■ **EXERCISE GOAL**
The answer must consist of every record below, transcribed exactly.

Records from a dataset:
....

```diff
+                const f32x4 av = *reinterpret_cast<const f32x4*>(au + a_row + so);
+                f32x4 bv[WN];
+#pragma unroll
+                for (int j = 0; j < WN; ++j) bv[j] = *reinterpret_cast<const f32x4*>(wu + j * 32 * 128 + so);
+#pragma unroll
+                for (int j = 0; j < WN; ++j) {
+                    acc[j] = __builtin_amdgcn_mfma_f32_32x32x2f32(av.x, bv[j].x, acc[j], 0, 0, 0);
+                    acc[j] = __builtin_amdgcn_mfma_f32_32x32x2f32(av.y, bv[j].y, acc[j], 0, 0, 0);
+                    acc[j] = __builtin_amdgcn_mfma_f32_32x32x2f32(av.z, bv[j].z, acc[j], 0, 0, 0);
+                    acc[j] = __builtin_amdgcn_mfma_f32_32x32x2f32(av.w, bv[j].w, acc[j], 0, 0, 0);
+                }
+            }
+        }
+        if (++ku == KU) {
+            ku = 0;
+            float* stg = reinterpret_cast<float*>(ring + slot * UNIT);
+#pragma unroll
+            for (int j = 0; j < WN; ++j) {
+#pragma unroll
+                for (int hb = 0; hb < 2; ++hb) {
+                    float* sh = stg + hb * 512;
+                    constexpr int PM = P - 1;
+                    const int sl = (j * 2 + hb) & PM;
+#pragma unroll
+                    for (int gg = 0; gg < 8; ++gg) {
+                        const int r16 = (gg & 3) + 8 * (gg >> 2) + 4 * lh;
+                        sh[r16 * 32 + lr] = __builtin_amdgcn_fmed3f(fmaf(acc[j][hb * 8 + gg], sc[j], bi[j]), lo, hi);
+                    }
+                    if constexpr (RES) {
+                        if (s * 32 + 32 > p.M) vm_wait<0>(); else vm_wait<4 * (P - 1)>();
+                    }
+                    const int gn = n0 + j * 32 + (lane & 7) * 4;
+#pragma unroll
+                    for (int it = 0; it < 2; ++it) {
+                        const int r16 = it * 8 + l8;
+                        f32x4 v = *reinterpret_cast<const f32x4*>(sh + r16 * 32 + (lane & 7) * 4);
+                        if constexpr (RES) v += *reinterpret_cast<const f32x4*>(rbuf + sl * 2048 + r16 * 128 + (lane & 7) * 16);
+                        const int gm = s * 32 + hb * 16 + r16;
+                        if (gm < p.M && gn < p.Cout) *reinterpret_cast<f32x4*>(p.out + (long long)gm * p.ldc + gn) = v;
+                    }
+                    if constexpr (RES) issue_piece(hb, sl);
+                }
+            }
+            ++s;
+        }
+        slot = (slot + 1 == NU) ? 0 : slot + 1;
+    }
+}
+
+template <int WN, int CS>
+int launch_stream(const ConvK& k, hipStream_t stream) {
+    constexpr int SMEM = uavsal_route::STREAM_LDS_BYTES;
+    if (k.res) return launch_resident<conv_stream_kernel<WN, CS, 2, true>, SMEM, 512, true>(k, stream);
+    return launch_resident<conv_stream_kernel<WN, CS, (WN * CS <= 2 ? 4 : 2), false>, SMEM, 512, true>(k, stream);
+}
+
+}
+
+int uavsal_launch_conv_stream(const ConvK& k0, hipStream_t stream) {
+    ConvK k = k0;
+    k.nblk = (k.M + 31) / 32;
+    switch (uavsal_route::stream_instance(k.Npad)) {
+        case 0: return launch_stream<1, 1>(k, stream);
+        case 1: return launch_stream<2, 1>(k, stream);
+        case 2: return launch_stream<4, 2>(k, stream);
+        case 3: return launch_stream<6, 2>(k, stream);
+        default: return UAVSAL_ESHAPE;
+    }
+}
diff --git a/iip_uavsal_saliency_amd/ops.py b/iip_uavsal_saliency_amd/ops.py
--- a/iip_uavsal_saliency_amd/ops.py
+++ b/iip_uavsal_saliency_amd/ops.py
@@ -111,6 +111,7 @@
     rt = L.conv_route(lib, d)
     if route is not None:
         route.update(rt._asdict())
+        route["streams"] = bool(lib.uavsal_conv_streams(C.byref(d)))
     uses_split = rt.family == L.ROUTE_PRESPLIT
     if split_in and not uses_split:
         raise RuntimeError("this shape / tile does not take the pre-split path")
diff --git a/include/uavsal_hip.h b/include/uavsal_hip.h
--- a/include/uavsal_hip.h
+++ b/include/uavsal_hip.h
@@ -75,6 +75,7 @@
 int uavsal_conv_uses_split(const uavsal_conv_desc* d);
 int uavsal_conv_dwproj(const uavsal_conv_desc* d);
 int uavsal_conv_streamk_grid(const uavsal_conv_desc* d);
+int uavsal_conv_streams(const uavsal_conv_desc* d);
 
 typedef struct uavsal_dw_desc {
     const float* in;   int32_t ldi;
```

....

■ **SOLUTION TO THIS EXERCISE**
```diff
+                const f32x4 av = *reinterpret_cast<const f32x4*>(au + a_row + so);
+                f32x4 bv[WN];
+#pragma unroll
+                for (int j = 0; j < WN; ++j) bv[j] = *reinterpret_cast<const f32x4*>(wu + j * 32 * 128 + so);
+#pragma unroll
+                for (int j = 0; j < WN; ++j) {
+                    acc[j] = __builtin_amdgcn_mfma_f32_32x32x2f32(av.x, bv[j].x, acc[j], 0, 0, 0);
+                    acc[j] = __builtin_amdgcn_mfma_f32_32x32x2f32(av.y, bv[j].y, acc[j], 0, 0, 0);
+                    acc[j] = __builtin_amdgcn_mfma_f32_32x32x2f32(av.z, bv[j].z, acc[j], 0, 0, 0);
+                    acc[j] = __builtin_amdgcn_mfma_f32_32x32x2f32(av.w, bv[j].w, acc[j], 0, 0, 0);
+                }
+            }
+        }
+        if (++ku == KU) {
+            ku = 0;
+            float* stg = reinterpret_cast<float*>(ring + slot * UNIT);
+#pragma unroll
+            for (int j = 0; j < WN; ++j) {
+#pragma unroll
+                for (int hb = 0; hb < 2; ++hb) {
+                    float* sh = stg + hb * 512;
+                    constexpr int PM = P - 1;
+                    const int sl = (j * 2 + hb) & PM;
+#pragma unroll
+                    for (int gg = 0; gg < 8; ++gg) {
+                        const int r16 = (gg & 3) + 8 * (gg >> 2) + 4 * lh;
+                        sh[r16 * 32 + lr] = __builtin_amdgcn_fmed3f(fmaf(acc[j][hb * 8 + gg], sc[j], bi[j]), lo, hi);
+                    }
+                    if constexpr (RES) {
+                        if (s * 32 + 32 > p.M) vm_wait<0>(); else vm_wait<4 * (P - 1)>();
+                    }
+                    const int gn = n0 + j * 32 + (lane & 7) * 4;
+#pragma unroll
+                    for (int it = 0; it < 2; ++it) {
+                        const int r16 = it * 8 + l8;
+                        f32x4 v = *reinterpret_cast<const f32x4*>(sh + r16 * 32 + (lane & 7) * 4);
+                        if constexpr (RES) v += *reinterpret_cast<const f32x4*>(rbuf + sl * 2048 + r16 * 128 + (lane & 7) * 16);
+                        const int gm = s * 32 + hb * 16 + r16;
+                        if (gm < p.M && gn < p.Cout) *reinterpret_cast<f32x4*>(p.out + (long long)gm * p.ldc + gn) = v;
+                    }
+                    if constexpr (RES) issue_piece(hb, sl);
+                }
+            }
+            ++s;
+        }
+        slot = (slot + 1 == NU) ? 0 : slot + 1;
+    }
+}
+
+template <int WN, int CS>
+int launch_stream(const ConvK& k, hipStream_t stream) {
+    constexpr int SMEM = uavsal_route::STREAM_LDS_BYTES;
+    if (k.res) return launch_resident<conv_stream_kernel<WN, CS, 2, true>, SMEM, 512, true>(k, stream);
+    return launch_resident<conv_stream_kernel<WN, CS, (WN * CS <= 2 ? 4 : 2), false>, SMEM, 512, true>(k, stream);
+}
+
+}
+
+int uavsal_launch_conv_stream(const ConvK& k0, hipStream_t stream) {
+    ConvK k = k0;
+    k.nblk = (k.M + 31) / 32;
+    switch (uavsal_route::stream_instance(k.Npad)) {
+        case 0: return launch_stream<1, 1>(k, stream);
+        case 1: return launch_stream<2, 1>(k, stream);
+        case 2: return launch_stream<4, 2>(k, stream);
+        case 3: return launch_stream<6, 2>(k, stream);
+        default: return UAVSAL_ESHAPE;
+    }
+}
diff --git a/iip_uavsal_saliency_amd/ops.py b/iip_uavsal_saliency_amd/ops.py
--- a/iip_uavsal_saliency_amd/ops.py
+++ b/iip_uavsal_saliency_amd/ops.py
@@ -111,6 +111,7 @@
     rt = L.conv_route(lib, d)
     if route is not None:
         route.update(rt._asdict())
+        route["streams"] = bool(lib.uavsal_conv_streams(C.byref(d)))
     uses_split = rt.family == L.ROUTE_PRESPLIT
     if split_in and not uses_split:
         raise RuntimeError("this shape / tile does not take the pre-split path")
diff --git a/include/uavsal_hip.h b/include/uavsal_hip.h
--- a/include/uavsal_hip.h
+++ b/include/uavsal_hip.h
@@ -75,6 +75,7 @@
 int uavsal_conv_uses_split(const uavsal_conv_desc* d);
 int uavsal_conv_dwproj(const uavsal_conv_desc* d);
 int uavsal_conv_streamk_grid(const uavsal_conv_desc* d);
+int uavsal_conv_streams(const uavsal_conv_desc* d);
 
 typedef struct uavsal_dw_desc {
     const float* in;   int32_t ldi;
```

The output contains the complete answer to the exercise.